• [Extracted data entries]
_ _ _ _

template <class Tag, bool SEG2, int NW, int NST, int WPS, bool PRE, bool PIPE, int ABL = 0>
__global__ __launch_bounds__(64 * NW, WPS) void k_attention3(const AttnParams p) {
    constexpr int D = 40, KB = 64, QB = 32 * NW;
    constexpr int K_ROW = 80, V_ROW = 96;
    constexpr int K_BYTES = KB * K_ROW, V_BYTES = KB * V_ROW, STAGE = K_BYTES + V_BYTES;
    constexpr int N_DMA = STAGE / 1024, K_DMA = K_BYTES / 1024, DMA_PER_WAVE = (N_DMA + NW - 1) / NW;
    static_assert(STAGE % 1024 == 0 && K_BYTES % 1024 == 0, "stage must split into whole LDS-DMA instructions");
    static_assert(NST >= 2 && NST <= 4, "2 to 4 LDS stages");
    typedef typename Tag::V8 V8;
    typedef typename Tag::T T;
    typedef T T2 __attribute__((ext_vector_type(2)));
    typedef T T4 __attribute__((ext_vector_type(4)));

    __shared__ __attribute__((aligned(16))) unsigned char smem[NST * STAGE];

    const int tid = threadIdx.x, lane = tid & 63, wid = tid >> 6;
    const int l32 = lane & 31, hi = lane >> 5, l16 = lane & 15, g = lane >> 4;
    unsigned long long prof_t0 = 0, prof_r0 = 0;
    if constexpr ((ABL & 1024) != 0) asm volatile("s_memtime %0\n\ts_memrealtime %1\n\ts_waitcnt lgkmcnt(0)" : "=s"(prof_t0), "=s"(prof_r0) :: "memory");

    const int q_tiles = (p.Lq + QB - 1) / QB;
    const unsigned nblk = (unsigned)(q_tiles * p.heads * p.B);
    const unsigned bid = p.skip_if ? mve_xcd_remap_halves(blockIdx.x, nblk, nblk / 2) : mve_xcd_remap(blockIdx.x, nblk);
    const int qt = bid % q_tiles;
    const int h = (bid / q_tiles) % p.heads;
    const int b = bid / (q_tiles * p.heads);
    if (mve_second_half_skipped(p.skip_if, 2 * b >= p.B)) return;
    const int Ltot = p.Lk + p.Lk2;

    const T* kb1 = reinterpret_cast<const T*>(p.K) + (size_t)b * p.Lk * p.ldk + h * D;
    const T* vb1 = reinterpret_cast<const T*>(p.V) + (size_t)b * p.Lk * p.ldv + h * D;
    const T* kb2 = SEG2 ? reinterpret_cast<const T*>(p.K2) + (size_t)b * p.Lk2 * p.ldk2 + h * D : nullptr;
    const T* vb2 = SEG2 ? reinterpret_cast<const T*>(p.V2) + (size_t)b * p.Lk2 * p.ldv2 + h * D : nullptr;
    const T* ones = reinterpret_cast<const T*>(std::is_same<T, f16>::value ? g_attn_ones_f16 : g_attn_ones_bf16);
    auto k_row = [&](int j) -> const T* {
        if constexpr (SEG2) { if (j >= p.Lk) return kb2 + (size_t)(j - p.Lk) * p.ldk2; }
        return kb1 + (size_t)j * p.ldk;
    };
    auto v_row = [&](int j) -> const T* {
        if constexpr (SEG2) { if (j >= p.Lk) return vb2 + (size_t)(j - p.Lk) * p.ldv2; }
        return vb1 + (size_t)j * p.ldv;
    };

    const int q_base = qt * QB + wid * 32;
    V8 qf[3];
    {
        int q = q_base + l32;
        q = q < p.Lq ? q : p.Lq - 1;
        const T* row = reinterpret_cast<const T*>(p.Q) + ((size_t)b * p.Lq + q) * p.ldq + h * D;
        qf[0] = __builtin_bit_cast(V8, *reinterpret_cast<const u32x4*>(row + 8 * hi));
        qf[1] = __builtin_bit_cast(V8, *reinterpret_cast<const u32x4*>(row + 16 + 8 * hi));
        u32x4 t = {0u, 0u, 0u, 0u};
        if (hi == 0) t = *reinterpret_cast<const u32x4*>(row + 32);
        qf[2] = __builtin_bit_cast(V8, t);
    }

    const int wv = __builtin_amdgcn_readfirstlane(wid);
    const unsigned smem_base = (unsigned)(uintptr_t)(lds_ptr_t)smem;
    int d_key[DMA_PER_WAVE], d_col[DMA_PER_WAVE];
    const T* d_src[DMA_PER_WAVE];
    int d_ld[DMA_PER_WAVE];
#pragma unroll
    for (int i = 0; i < DMA_PER_WAVE; ++i) {
        const int inst = wv + NW * i;
        const int o = inst * 1024 + lane * 16;
        if (inst < K_DMA) {
            const int c = o >> 4;
            d_key[i] = c / 5; d_col[i] = (c - d_key[i] * 5) * 8;
            d_ld[i] = p.ldk;
            d_src[i] = kb1 + (size_t)d_key[i] * p.ldk + d_col[i];
        } else {
            const int c = (o - K_BYTES) >> 4;
            const int r = c / 6, col = c - r * 6;
            d_key[i] = (r & ~12) | ((r & 4) << 1) | ((r & 8) >> 1);
            d_col[i] = col < 5 ? col * 8 : -1;
            d_ld[i] = col < 5 ? p.ldv : 0;
            d_src[i] = col < 5 ? vb1 + (size_t)d_key[i] * p.ldv + d_col[i] : ones;
        }
    }
    auto dma_fast = [&](int stage_off) {
#pragma unroll
        for (int i = 0; i < DMA_PER_WAVE; ++i) {
            const int inst = wv + NW * i;
            if (inst < N_DMA) {
                attn_dma16(d_src[i], smem_base + stage_off + inst * 1024);
                d_src[i] += (size_t)KB * d_ld[i];
            }
        }
    };
    auto dma_any = [&](int t, int stage_off) {
        const int j0 = t * KB;
#pragma unroll
        for (int i = 0; i < DMA_PER_WAVE; ++i) {
            const int inst = wv + NW * i;
            if (inst < N_DMA) {
                int j = j0 + d_key[i];
                j = j < Ltot ? j : Ltot - 1;
                const T* src = inst < K_DMA ? k_row(j) + d_col[i] : (d_col[i] >= 0 ? v_row(j) + d_col[i] : ones);
                attn_dma16(src, smem_base + stage_off + inst * 1024);
            }
        }
    };
    const int n_tiles = (Ltot + KB - 1) / KB, n_full = Ltot / KB;
    auto dma = [&](int t, int stage_off) {
        if constexpr ((ABL & 4) != 0) return;
        if constexpr (SEG2) dma_any(t, stage_off);
        else { if (t < n_full) dma_fast(stage_off); else dma_any(t, stage_off); }
    };
    const int n_mine = (N_DMA - wv + NW - 1) / NW;

    const int k_off01 = l32 * K_ROW + hi * 16;
    const int k_off2 = l32 * K_ROW + 64;
    const int v_off = K_BYTES + (lane >> 2) * V_ROW + (lane & 3) * 8;

    f32x4 oacc[3][2];
#pragma unroll
    for (int i = 0; i < 3; ++i)
#pragma unroll
        for (int f = 0; f < 2; ++f) oacc[i][f] = f32x4{0.f, 0.f, 0.f, 0.f};
    float m_run = PRE ? 0.f : -INFINITY;
    const float sc = p.scale_log2e;

    f32x16 negm;
#pragma unroll
    for (int r = 0; r < 16; ++r) negm[r] = 0.f;

    struct S2 { f32x16 a, b; };
    struct PB { unsigned w[2][2][4]; };

    auto qk = [&](const unsigned char* St) -> S2 {
        f32x16 zero16;
#pragma unroll
        for (int r = 0; r < 16; ++r) zero16[r] = 0.f;
        S2 s;
#pragma unroll
        for (int st = 0; st < 3; ++st) {
            const int o = st < 2 ? k_off01 + 32 * st : k_off2;
            V8 ka, kb_;
            if constexpr ((ABL & 128) != 0) { ka = qf[st]; kb_ = qf[(st + 1) % 3]; }
            else { ka = *reinterpret_cast<const V8*>(St + o); kb_ = *reinterpret_cast<const V8*>(St + o + 32 * K_ROW); }
            if constexpr ((ABL & 32) != 0) {
                asm volatile("" :: "v"(ka), "v"(kb_));
                if (st == 0) { s.a = negm; s.b = negm; }
                continue;
            }
            if (PRE && st == 0) {
                if constexpr (std::is_same<T, f16>::value) {
                    asm volatile("v_mfma_f32_32x32x16_f16 %0, %1, %2, %3" : "=&v"(s.a) : "v"(ka), "v"(qf[0]), "v"(negm));
                    asm volatile("v_mfma_f32_32x32x16_f16 %0, %1, %2, %3" : "=&v"(s.b) : "v"(kb_), "v"(qf[0]), "v"(negm));
                } else {
                    asm volatile("v_mfma_f32_32x32x16_bf16 %0, %1, %2, %3" : "=&v"(s.a) : "v"(ka), "v"(qf[0]), "v"(negm));
                    asm volatile("v_mfma_f32_32x32x16_bf16 %0, %1, %2, %3" : "=&v"(s.b) : "v"(kb_), "v"(qf[0]), "v"(negm));
                }
            } else {
                s.a = Tag::mfma32(ka, qf[st], st == 0 ? zero16 : s.a);
                s.b = Tag::mfma32(kb_, qf[st], st == 0 ? zero16 : s.b);
            }
        }
        return s;
    };

    auto softmax_max = [&](S2& s, int key0, auto masked_tag, bool first) {
        constexpr bool MASKED = decltype(masked_tag)::value;
        if constexpr (MASKED) {
#pragma unroll
            for (int r = 0; r < 16; ++r) {
                if (key0 + (r & 3) + 8 * (r >> 2) + 4 * hi >= Ltot) s.a[r] = -INFINITY;
                if (key0 + 32 + (r & 3) + 8 * (r >> 2) + 4 * hi >= Ltot) s.b[r] = -INFINITY;
            }
        }
        float mx = fmaxf(s.a[0], s.b[0]);
        if constexpr ((ABL & 16) == 0) {
#pragma unroll
            for (int r = 1; r < 16; ++r) mx = fmaxf(fmaxf(mx, s.a[r]), s.b[r]);
            mx = mve_max_xor32(mx);
        }
        float a0 = 1.f, a1 = 1.f;
        bool rescale = false;
        if constexpr (PRE) {
            if (__builtin_expect(first || __any(mx > 0.f), 0)) {
                const float delta = first ? mx : fmaxf(mx, 0.f);
                m_run += delta;
#pragma unroll
                for (int r = 0; r < 16; ++r) { s.a[r] -= delta; s.b[r] -= delta; negm[r] = -m_run; }
                if (!first) {
                    const float alpha = __builtin_amdgcn_exp2f(-delta);
                    const auto ar = __builtin_amdgcn_permlane16_swap(__float_as_uint(alpha), __float_as_uint(alpha), false, false);
                    a0 = __uint_as_float(ar[0]); a1 = __uint_as_float(ar[1]);
                    rescale = true;
                }
            }
        } else {
            const float mxs = mx * sc;
            if (__builtin_expect(__any(mxs > m_run), 0)) {
                const float m_new = fmaxf(m_run, mxs);
                const float alpha = __builtin_amdgcn_exp2f(m_run - m_new);
                m_run = m_new;
                const auto ar = __builtin_amdgcn_permlane16_swap(__float_as_uint(alpha), __float_as_uint(alpha), false, false);
                a0 = __uint_as_float(ar[0]); a1 = __uint_as_float(ar[1]);
                rescale = true;
            }
        }
        if (rescale) {
#pragma unroll
            for (int i = 0; i < 3; ++i)
#pragma unroll
                for (int r = 0; r < 4; ++r) { oacc[i][0][r] *= a0; oacc[i][1][r] *= a1; }
        }
    };

    auto softmax_exp = [&](const S2& s) -> PB {
        const float nm = -m_run;
        PB pb;
#pragma unroll
        for (int kb = 0; kb < 2; ++kb) {
            const f32x16& sk = kb ? s.b : s.a;
            unsigned pk[8];
#pragma unroll
            for (int r2 = 0; r2 < 8; ++r2) {
                float e0, e1;
                if constexpr (PRE && (ABL & 8) != 0) {
                    e0 = sk[2 * r2]; e1 = sk[2 * r2 + 1];
                } else if constexpr (PRE) {
                    e0 = __builtin_amdgcn_exp2f(sk[2 * r2]);
                    e1 = __builtin_amdgcn_exp2f(sk[2 * r2 + 1]);
                } else {
                    e0 = __builtin_amdgcn_exp2f(__builtin_fmaf(sk[2 * r2], sc, nm));
                    e1 = __builtin_amdgcn_exp2f(__builtin_fmaf(sk[2 * r2 + 1], sc, nm));
                }
                pk[r2] = __builtin_bit_cast(unsigned, __builtin_convertvector(f32x2{e0, e1}, T2));
            }
#pragma unroll
            for (int v = 0; v < 4; ++v) {
                const int ai = v < 2 ? v : v + 2;
                if constexpr ((ABL & 512) != 0) { pb.w[kb][0][v] = pk[ai]; pb.w[kb][1][v] = pk[ai + 2]; continue; }
                const auto r = __builtin_amdgcn_permlane16_swap(pk[ai], pk[ai + 2], false, false);
                pb.w[kb][0][v] = r[0];
                pb.w[kb][1][v] = r[1];
            }
        }
        return pb;
    };

    auto pv = [&](const unsigned char* St, const PB& pb) {
#pragma unroll
        for (int kb = 0; kb < 2; ++kb) {
            s16x4 lo[3], up[3];
            const unsigned va0 = (unsigned)(uintptr_t)(lds_ptr_t)(St + v_off + kb * 32 * V_ROW);
            if constexpr ((ABL & 256) != 0) {
#pragma unroll
                for (int i = 0; i < 3; ++i) { lo[i] = __builtin_bit_cast(s16x4, u32x2{pb.w[kb][0][i], va0}); up[i] = __builtin_bit_cast(s16x4, u32x2{va0, pb.w[kb][1][i]}); }
            } else {
                typedef __attribute__((address_space(3))) s16x4* lp;
#pragma unroll
                for (int i = 0; i < 3; ++i) {
                    lo[i] = __builtin_amdgcn_ds_read_tr16_b64_v4i16((lp)(lds_ptr_t)(St + v_off + kb * 32 * V_ROW + 32 * i));
                    up[i] = __builtin_amdgcn_ds_read_tr16_b64_v4i16((lp)(lds_ptr_t)(St + v_off + kb * 32 * V_ROW + 32 * i + 16 * V_ROW));
                }
            }
#pragma unroll
            for (int i = 0; i < 3; ++i) {
                const V8 va = __builtin_bit_cast(V8, __builtin_shufflevector(lo[i], up[i], 0, 1, 2, 3, 4, 5, 6, 7));
#pragma unroll
                for (int f = 0; f < 2; ++f) {
                    const u32x4 pw = {pb.w[kb][f][0], pb.w[kb][f][1], pb.w[kb][f][2], pb.w[kb][f][3]};
                    if constexpr ((ABL & 64) != 0) { asm volatile("" : "+v"(oacc[i][f]) : "v"(va), "v"(pw)); continue; }
                    oacc[i][f] = Tag::mfma16(va, __builtin_bit_cast(V8, pw), oacc[i][f]);
                }
            }
        }
    };

    auto wait_sync = [&](int keep) {
        if constexpr ((ABL & 3) == 3) { asm volatile("s_waitcnt lgkmcnt(0)" ::: "memory"); return; }
        else if constexpr ((ABL & 1) != 0) { asm volatile("s_waitcnt vmcnt(0)\n\ts_waitcnt lgkmcnt(0)" ::: "memory"); return; }
        else if constexpr ((ABL & 2) != 0) { asm volatile("s_waitcnt lgkmcnt(0)\n\ts_barrier" ::: "memory"); return; }
        if (keep >= 3) asm volatile("s_waitcnt vmcnt(3)\n\ts_waitcnt lgkmcnt(0)\n\ts_barrier" ::: "memory");
        else if (keep == 2) asm volatile("s_waitcnt vmcnt(2)\n\ts_waitcnt lgkmcnt(0)\n\ts_barrier" ::: "memory");
        else if (keep == 1) asm volatile("s_waitcnt vmcnt(1)\n\ts_waitcnt lgkmcnt(0)\n\ts_barrier" ::: "memory");
        else asm volatile("s_waitcnt vmcnt(0)\n\ts_waitcnt lgkmcnt(0)\n\ts_barrier" ::: "memory");
    };
    auto next_stage = [&](int off) { return off + STAGE == NST * STAGE ? 0 : off + STAGE; };

    if constexpr (!PIPE) {
        constexpr int PD = NST - 1;
        static_assert(DMA_PER_WAVE * (PD - 1) <= 3, "wait_sync covers at most three outstanding instructions");
#pragma unroll
        for (int i = 0; i < PD; ++i)
            if (i < n_tiles) dma(i, i * STAGE);
        asm volatile("" : "+v"(qf[0]), "+v"(qf[1]), "+v"(qf[2]));
        wait_sync(n_mine * ((n_tiles < PD ? n_tiles : PD) - 1));
        int cur = 0, nxt = PD * STAGE;
        for (int t = 0; t < n_full; ++t) {
            if (t + PD < n_tiles) dma(t + PD, nxt);
            S2 s = qk(smem + cur);
            softmax_max(s, t * KB, std::false_type{}, t == 0);
            const PB pb = softmax_exp(s);
            pv(smem + cur, pb);
            const int last_issued = t + PD < n_tiles ? t + PD : n_tiles - 1;
            wait_sync(last_issued > t + 1 ? n_mine * (last_issued - (t + 1)) : 0);
            nxt = cur;
            cur = next_stage(cur);
        }
        if (n_full < n_tiles) {
            S2 s = qk(smem + cur);
            softmax_max(s, n_full * KB, std::true_type{}, n_full == 0);
            const PB pb = softmax_exp(s);
            pv(smem + cur, pb);
        }
    } else {
        static_assert(NST >= 3, "the pipelined loop needs the next tile's K resident");
        constexpr int PD = NST - 1;
        static_assert(DMA_PER_WAVE * (PD - 2) <= 3, "wait_sync covers at most three outstanding instructions");
#pragma unroll
        for (int i = 0; i < PD; ++i)
            if (i < n_tiles) dma(i, i * STAGE);
        asm volatile("" : "+v"(qf[0]), "+v"(qf[1]), "+v"(qf[2]));
        {
            const int issued = n_tiles < PD ? n_tiles : PD;
            wait_sync(issued > 2 ? n_mine * (issued - 2) : 0);
        }
        int cur = 0, nx1 = STAGE, nxt = (PD % NST) * STAGE;
        S2 sA = qk(smem), sB;
        const int n_main = n_tiles - 1;
        auto step = [&](S2& sc_, S2& sn_, int t) {
            if (t + PD < n_tiles) dma(t + PD, nxt);
            softmax_max(sc_, t * KB, std::false_type{}, t == 0);
            sn_ = qk(smem + nx1);
            const PB pb = softmax_exp(sc_);
            pv(smem + cur, pb);
            const int last_issued = t + PD < n_tiles ? t + PD : n_tiles - 1;
            wait_sync(last_issued > t + 2 ? n_mine * (last_issued - (t + 2)) : 0);
            nxt = cur; cur = nx1; nx1 = next_stage(nx1);
        };
        int t = 0;
        for (; t + 2 <= n_main; t += 2) { step(sA, sB, t); step(sB, sA, t + 1); }
        if (t < n_main) { step(sA, sB, t); sA = sB; ++t; }
        if (n_full < n_tiles) softmax_max(sA, t * KB, std::true_type{}, t == 0);
        else softmax_max(sA, t * KB, std::false_type{}, t == 0);
        const PB pb = softmax_exp(sA);
        pv(smem + cur, pb);
    }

_ _ _ _

• [WORK ORDER] Could you restate word for word the lines above from the one containing "constexpr int K_BYTES" through the one containing "constexpr int N_DMA", both included, and nothing else?

• [SOLUTION TO THIS TASK]
    constexpr int K_BYTES = KB * K_ROW, V_BYTES = KB * V_ROW, STAGE = K_BYTES + V_BYTES;
    constexpr int N_DMA = STAGE / 1024, K_DMA = K_BYTES / 1024, DMA_PER_WAVE = (N_DMA + NW - 1) / NW;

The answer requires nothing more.